And we underwrote Lower Spraberry with Wolfcamp A upside across the central prospect, and it's looking more like you can have Lower Spraberry with Wolfcamp A co-development across that position. So early days yet, but definitely a positive sign from the FireBird deal, and our technical team's work in getting that deal across the finish line..
Our next question comes from David Deckelbaum from Cowen..
The first question is really just a follow-up on Arun's question. [indiscernible] you've seen a thematic of your peers testing additional zones this year.
Maybe can you give us a sense of the 330 to 350 wells you're doing this year? [indiscernible] current inventory?.
Yes, David, you're breaking up a little bit there. So I'm going to try to repeat what I thought you said, which is, what other zones are we testing outside of our traditional development zones across the basin.
Is that correct?.
That's correct. Sorry about that..
Yes, no problem. So generally, right, the majority of our capital is going to be allocated to the best zones, co-development. A big development this year in kind of the sale of Robertson Ranches and the Central Martin County area. So that's where the majority of capital is getting deployed.
Certainly, there are deeper tests going on throughout the basin. We have our Limelight Prospect, which covers that those deeper zones, a tariff structure on the eastern side of the Midland Basin, where we're going to be developing some Woodford and Barnett. Generally, we're probably going to drill 3 or 4 wells there this year.
I don't think it's going to be 10, 15 plus, but I think generally, promising results from the deeper zones across the basin and the benefit of our position is that we hold a lot of those deeper zones, and we have a significantly large mineral company that owns mineral rights to the center of the earth forever in all those zones.

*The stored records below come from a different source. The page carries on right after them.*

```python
HERE = os.path.dirname(os.path.abspath(__file__))
CSRC = os.path.join(HERE, "csrc")
TAG = os.environ.get("TSIM_BUILD_TAG", "")
OBJ = os.path.join(CSRC, "_obj" + ("_" + TAG if TAG else ""))
LIB = os.path.join(HERE, "libtsim" + ("_" + TAG if TAG else "") + ".so")
SOURCES = ["common.hip", "search.hip", "k1_kl16.hip", "k1_d384.hip", "k1_kl32.hip", "k1_collect.hip", "gemm_pp.hip", "encoder.hip",
           "wordpiece.cpp"]
HOT_KERNELS = ("l2_rows_kernel", "l2_query_rows_kernel", "l2_negate_scores", "flag_all_kernel", "cos_topk_partial", "cos_topk_finalize", "gemm_bf16", "gemm_xres", "ln_rows_gemm", "ln_tail_gemm", "gemm_pp", "attention_kernel",
               "pool_packed_kernel", "dense_rows_kernel", "widen_finalize", "bf_partial", "bf_merge",
               "topk_merge_large", "list_prep", "list_partial", "list_merge", "range_setup", "range_finalize", "range_bf", "range_fill", "range_merge", "span_pool_kernel",
               "pack_sign_rows", "hamming_partial", "hamming_merge", "sign_rescore",
               "embed_ln_kernel", "cls_head_kernel", "cls_head_wide_kernel")
FLAGS = ["--offload-arch=gfx950", "-O3", "-std=c++17", "-fPIC", "-fno-gpu-rdc", "-Wall", "-Wno-unused-function",
         "-I" + os.path.join(os.path.dirname(HERE), "include")]


def _newer(a, bs):
    return os.path.exists(a) and all(os.path.getmtime(a) >= os.path.getmtime(b) for b in bs)


DIAGNOSTIC_DEFINES = ("TSIM_LN_DIAG", "TSIM_X2_DIAG", "TSIM_FF_DIAG", "TSIM_K1_NOSEL", "TSIM_PP_STAMPS", "TSIM_K1_DIAG",
                      "TSIM_ATT_DIAG", "TSIM_L_DIAG")


def build(force: bool = False, verbose: bool = True, extra_flags=(), only=None) -> str:
    bad = [f for f in extra_flags if f.startswith("-D") and ("DIAG" in f or any(d in f for d in DIAGNOSTIC_DEFINES))]
    if bad and not TAG:
        raise RuntimeError(f"{bad}: diagnostic defines produce wrong results; they are refused for the product library — "
                           "set TSIM_BUILD_TAG=<tag> to build libtsim_<tag>.so beside it")
    os.makedirs(OBJ, exist_ok=True)
    hdrs = [os.path.join(CSRC, f) for f in os.listdir(CSRC) if f.endswith(".h")]
# ... 65 lines not shown
```

text_similarity_amd/csrc/encoder.hip:

```cpp
#include <math.h>
#include <cmath>

#include <stdlib.h>
#include <string.h>

#include <vector>

#include <type_traits>
#include <utility>

#include "common.h"
#include "gemm_pp.h"

namespace tsim {

__device__ __forceinline__ int64_t packed_off(int64_t t, int f, int W) {
    return ((t >> 5) * (W >> 3) + (f >> 3)) * 256 + (t & 31) * 8 + (f & 7);
}
__device__ __forceinline__ int64_t group_off(int64_t t, int g, int W, int packed) {
    return packed ? packed_off(t, 8 * g, W) * 2 : (t * W + 8 * g) * 2;
}

template <int VPL, bool TYPED = false>
__global__ __launch_bounds__(256) void embed_ln_kernel(const int32_t *__restrict__ ids,
// ... 736 lines not shown
    for (int t = 0; t < 12; ++t) {
        uint32_t pk[8];
#pragma unroll
        for (int gq = 0; gq < 4; ++gq) {
            const int n = 32 * t + 8 * gq + 4 * h;
            const f32x4 gv = *reinterpret_cast<const f32x4 *>(gamma + n), bv = *reinterpret_cast<const f32x4 *>(beta + n);
            const float o0 = fmaf((acc[t][4 * gq + 0] - mean) * rstd, gv[0], bv[0]);
            const float o1 = fmaf((acc[t][4 * gq + 1] - mean) * rstd, gv[1], bv[1]);
            const float o2 = fmaf((acc[t][4 * gq + 2] - mean) * rstd, gv[2], bv[2]);
            const float o3 = fmaf((acc[t][4 * gq + 3] - mean) * rstd, gv[3], bv[3]);
            pk[2 * gq] = pack_bf16x2(o0, o1);
            pk[2 * gq + 1] = pack_bf16x2(o2, o3);
        }
#pragma unroll
        for (int gq = 0; gq < 4; gq += 2) {
            auto s0 = __builtin_amdgcn_permlane32_swap(pk[2 * gq], pk[2 * gq + 2], false, false);
            auto s1w = __builtin_amdgcn_permlane32_swap(pk[2 * gq + 1], pk[2 * gq + 3], false, false);
            if (live)
                *reinterpret_cast<uint4 *>(reinterpret_cast<char *>(out) + (oo + (4 * t + gq) * ogs)) = make_uint4(s0[0], s1w[0], s0[1], s1w[1]);
        }
    }
}

template <int DH, bool REL, bool PK = false>
__global__ __launch_bounds__(256) __attribute__((amdgpu_waves_per_eu(DH <= 32 ? 6 : 4))) void attention_kernel(const bf16_t *__restrict__ qkv,
                                                        const int32_t *__restrict__ cu, const int32_t *__restrict__ col,
                                                        const float *__restrict__ relb, int relw, int H,
                                                        int heads, float scale, bf16_t *__restrict__ ctx, int B, int xcd_map) {
    constexpr int KS = DH / 16;
    constexpr int OT = (DH + 31) / 32;
    constexpr int ROWB = DH * 2 < 64 ? 64 : DH * 2;
    __shared__ __attribute__((aligned(16))) char vimg[4 * 32 * ROWB];
    typedef __attribute__((ext_vector_type(4))) short s16x4;
    const int lane = threadIdx.x & 63;
    const int wave = __builtin_amdgcn_readfirstlane(threadIdx.x >> 6);
    int seq = blockIdx.x;
    if (xcd_map) {
        seq = (blockIdx.x & 7) * (gridDim.x >> 3) + (blockIdx.x >> 3);
        if (seq >= B) return;
    }
    const int head = blockIdx.y * 4 + wave, qb = blockIdx.z;
    const int t0 = cu[seq], S = cu[seq + 1] - t0;
    if (qb * 32 >= S || head >= heads) return;
    const int r = lane & 31, h = lane >> 5;
    const int64_t H3 = 3 * (int64_t)H;
    const int qi = qb * 32 + r;
// ... 902 lines not shown
                           K, xpacked ? 1 : 0, rpk);
    TSIM_HIP_CHECK(hipGetLastError());
    hipLaunchKernelGGL(ln_split_finish_kernel, dim3((unsigned)nb), dim3(256), 0, st, im, gamma, beta, eps, out, M, opk);
    TSIM_HIP_CHECK(hipGetLastError());
    return TSIM_OK;
}

template <int NW, int NST>
static int ln_rows_gemm(const bf16_t *X, const bf16_t *Wimg32, const float *bias, const bf16_t *res, const float *gamma,
                        const float *beta, float eps, bf16_t *out, int M, int K, hipStream_t st, bool xpacked, bool respacked, bool opacked) {
    constexpr int lds = NST * (NW * 32 * LR_BK * 2 + LR_WBYTES);
    static_assert(lds <= 160 * 1024, "LDS budget");
    auto kern = ln_rows_gemm_kernel<NW, NST>;
    static DevOnce lds_once;
    TSIM_MAX_LDS(lds_once, kern, lds);
    if (K % LR_BK != 0 || K < NST * LR_BK) return fail(TSIM_EUNSUPPORTED, "ln_rows_gemm: K=%d", K);
    if (((int64_t)M + 256) * 768 >= (1ll << 32)) return fail(TSIM_EUNSUPPORTED, "ln_rows_gemm: %d rows of 384 exceed 4 GiB", M);
    hipLaunchKernelGGL(kern, dim3((unsigned)((M + NW * 32 - 1) / (NW * 32))), dim3(NW * 64), lds, st, X, Wimg32, bias, res, gamma,
                       beta, eps, out, M, K, xpacked ? 1 : 0, respacked ? 1 : 0, opacked ? 1 : 0);
    TSIM_HIP_CHECK(hipGetLastError());
    return TSIM_OK;
}

static bool use_packed_layout(int H, int F) {
    return H == 384 && (3 * H) % X2_BN == 0 && F % X2_BN == 0 && F <= 2048;
}

template <int EPI>
static int gemm_plain(const bf16_t *X, const bf16_t *W, const bf16_t *Wp, const float *bias, bf16_t *out, int M, int N,
                      int K, hipStream_t st) {
    if (K == 384 && N % XR_BN == 0) return gemm_xres2<EPI, false>(X, W, bias, out, M, N, st);
    if (K >= 768 && gemm_pp_supported(N, K))
        return gemm_pp(EPI == EPI_GELU ? PP_EPI_GELU : PP_EPI_BIAS, X, Wp ? Wp : W, Wp != nullptr, bias, out, M, N, K, st);
    if (N % 128 == 0)
        return launch_gemm<128, 128, 64, 2, 2, EPI>(X, W, bias, nullptr, nullptr, nullptr, 0.f, out, M, N, K, st);
    return launch_gemm<128, 64, 64, 2, 2, EPI>(X, W, bias, nullptr, nullptr, nullptr, 0.f, out, M, N, K, st);
}

static int gemm_res_ln(const bf16_t *X, const bf16_t *W, const bf16_t *Wp, const float *bias, const bf16_t *res,
                       const float *gamma, const float *beta, float eps, bf16_t *out, int M, int N, int K, float *ybuf,
                       hipStream_t st, const bf16_t *Wimg = nullptr, const bf16_t *Wimg32 = nullptr, bool xpacked = false,
                       float *lnimg = nullptr, bool respacked = false, bool opacked = false) {
    if ((xpacked || respacked || opacked) && N != 384) return fail(TSIM_EINVAL, "gemm_res_ln: the packed layouts are a hidden-384 form");
    if (ybuf && N >= 512 && N % 256 == 0 && gemm_pp_supported(N, K)) {
        int rc = gemm_pp(PP_EPI_F32, X, Wp ? Wp : W, Wp != nullptr, bias, ybuf, M, N, K, st);
        if (rc) return rc;
        return res_ln_rows(ybuf, res, gamma, beta, eps, out, nullptr, nullptr, M, N, st);
    }
    switch (N) {
        case 384: {
            bool after_rows = false;
            if (Wimg32) {
                const int t256 = M / 256;
                const int use = (t256 % 256) >= 128 ? t256 : (t256 / 256) * 256;
                if (use > 0) {
                    int rc = ln_rows_gemm<8, 3>(X, Wimg32, bias, res, gamma, beta, eps, out, use * 256, K, st, xpacked, respacked, opacked);
                    const int m1 = use * 256;
                    if (rc || m1 == M) return rc;
                    X += (int64_t)m1 * K; res += (int64_t)m1 * N; out += (int64_t)m1 * N; M -= m1;
                    after_rows = true;
                }
                if (M <= LS_MAX_BLOCKS * 32 && K % (16 * LT_PF) == 0)
                    return ln_tail_gemm(X, Wimg32, bias, res, gamma, beta, eps, out, M, K, st, xpacked, lnimg, respacked, opacked);
            }
            const int mt = (M + 127) / 128, full = (mt / 256) * 256, rem = mt - full;
            auto main_launch = [&](int rows) {
                return launch_gemm<128, 384, 64, 2, 4, EPI_RES_LN>(X, W, bias, res, gamma, beta, eps, out, rows, N, K, st, Wimg, xpacked, respacked, opacked);
            };
            if (rem > 0 && rem <= 96 && (full > 0 || after_rows)) {
                const int m_main = full * 128;
                if (full > 0) {
                    int rc = main_launch(m_main);
                    if (rc) return rc;
                }
                return launch_gemm<64, 384, 64, 2, 4, EPI_RES_LN>(X + (int64_t)m_main * K, W, bias, res + (int64_t)m_main * N,
                                                                  gamma, beta, eps, out + (int64_t)m_main * N, M - m_main, N, K, st, Wimg, xpacked, respacked, opacked);
            }
            return main_launch(M);
        }
        case 768: return launch_gemm<64, 768, 32, 1, 8, EPI_RES_LN>(X, W, bias, res, gamma, beta, eps, out, M, N, K, st);
        case 64: return launch_gemm<128, 64, 64, 4, 2, EPI_RES_LN>(X, W, bias, res, gamma, beta, eps, out, M, N, K, st);
        default: return fail(TSIM_EUNSUPPORTED, "encoder: hidden size %d has no fused LayerNorm GEMM (64, 384, 768)", N);
    }
}

}
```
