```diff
@@ -456,8 +517,6 @@
     const TnProblem& p = g.p[i];
     if (p.lda < 256 || p.ldb < 256 || (long)chunk * p.lda * 2 > TN_GROUP_MAX_SPLIT_BYTES || (long)chunk * p.ldb * 2 > TN_GROUP_MAX_SPLIT_BYTES) return PFN_ERR_UNSUPPORTED;
   }
-  const int wrap = g_tn_debug_wrap;
-  g.debug_mask = wrap >= TNB_KT && (wrap & (wrap - 1)) == 0 ? wrap - 1 : 0x7fffffff;
   if (g_tn_wide) {
     static LdsAllowance allow_w[2];
     if (precision == PFN_PREC_FP16) {
diff --git a/transformerscandobayesianinference_amd/csrc/pfn_kernels.h b/transformerscandobayesianinference_amd/csrc/pfn_kernels.h
--- a/transformerscandobayesianinference_amd/csrc/pfn_kernels.h
+++ b/transformerscandobayesianinference_amd/csrc/pfn_kernels.h
@@ -1,5 +1,6 @@
 #pragma once
 #include "pfn_host.h"
+#include "tn_schedule.h"
 
 namespace pfn {
 
@@ -86,6 +87,7 @@
   int n, M, splits, m_chunk;
   int debug_mask;
   const float* scale_amax;
+  TnBalanced bal;
 };
 void set_gemm_tn_debug_wrap(int rows);
 void set_gemm_tn_group_waves(int waves);
diff --git a/transformerscandobayesianinference_amd/csrc/tn_schedule.h b/transformerscandobayesianinference_amd/csrc/tn_schedule.h
--- /dev/null
+++ b/transformerscandobayesianinference_amd/csrc/tn_schedule.h
@@ -0,0 +1,66 @@
+#pragma once
+
+#if defined(__HIPCC__)
+#define PFN_SCHED_FN __host__ __device__ inline
+#else
+#define PFN_SCHED_FN inline
+#endif
+
+namespace pfn {
+
+constexpr int TN_BAL_STAGE = 64;
+constexpr int TN_BAL_MAX_SEGMENTS = 8;
+
+struct TnBalanced {
+  int C;
+  int nt;
+  int cols_full;
+  int r, f, ns;
+  int L;
+  int segments;
+};
+
+struct TnSegment { int tile, first, count; };
+
+PFN_SCHED_FN TnBalanced tn_balanced_make(int tiles, int M, int cus) {
+  TnBalanced s;
+  s.C = cus / 8;
+  s.nt = (M + TN_BAL_STAGE - 1) / TN_BAL_STAGE;
+  s.cols_full = tiles / s.C;
+  s.r = tiles % s.C;
+  s.f = s.r ? s.C / s.r : 0;
+  s.ns = s.r ? (s.nt + s.f - 1) / s.f : 0;
+  s.L = s.cols_full * s.nt + s.ns;
+  const int cols = s.cols_full + (s.r ? 1 : 0);
+  const int bound = (cols + 7) / 8 + 1;
+  s.segments = bound < cols ? bound : cols;
+  return s;
+}
+
+PFN_SCHED_FN int tn_balanced_lo(const TnBalanced& s, int x) { return (int)((long)x * s.L / 8); }
+
+PFN_SCHED_FN TnSegment tn_balanced_segment(const TnBalanced& s, int bid, int seg) {
+  TnSegment out = {0, 0, 0};
+  const int x = bid & 7, c = bid >> 3;
+  const int lo = tn_balanced_lo(s, x), hi = tn_balanced_lo(s, x + 1);
+  const int full_len = s.cols_full * s.nt;
+  const int k = (lo < full_len ? lo / s.nt : s.cols_full) + seg;
+  if (c >= s.C || k > s.cols_full) return out;
+  const int cb = k * s.nt;
+  const int ce = k < s.cols_full ? cb + s.nt : s.L;
+  const int a = (lo > cb ? lo : cb) - cb, b = (hi < ce ? hi : ce) - cb;
+  if (b <= a) return out;
+  if (k < s.cols_full) {
+    out.tile = k * s.C + c; out.first = a; out.count = b - a;
+    return out;
+  }
+  if (c >= s.r * s.f) return out;
+  const int j = c / s.r;
+  const int base = (int)((long)j * s.nt / s.f), len = (int)((long)(j + 1) * s.nt / s.f) - base;
+  const int e = b < len ? b : len;
+  if (e <= a) return out;
+  out.tile = s.cols_full * s.C + c % s.r; out.first = base + a; out.count = e - a;
+  return out;
+}
+
+}
```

So if those zones start getting leased up, it's a great benefit to the Diamondback-FireBird relationship..
And then [indiscernible] third year now of being in relatively a maintenance mode or low-growth mode, have you seen noticeable differences year-over-year in benefits from perhaps improved base declines? And how does decline [indiscernible] on '22 or '21?.
Yes, again, breaking up a little bit, but talking about base declines. I think the base business, obviously, the base decline continued to decrease since being a maintenance mode from 2020. We did add two acquisitions in FireBird and Lario, where they have built a lot of rate very quickly.
And so those two deals have a higher decline rate than the base business, but I think we've managed that in our guidance and also manage that in how we're going to complete wells across the pro forma position.
So certainly, base decline is coming down, but I really think the best benefit of this lower growth environment is that we can grow per share metrics while not having to change our development plan with every $10 move in oil price, right? The plan is the plan right now. Shale has certainly become longer cycle with these bigger pads.
And so, we're not having to put a stress on the ops teams to move pads around if oil moves $5 or $10 a barrel..
Our next question comes from the line of Jeanine Wai from Barclays..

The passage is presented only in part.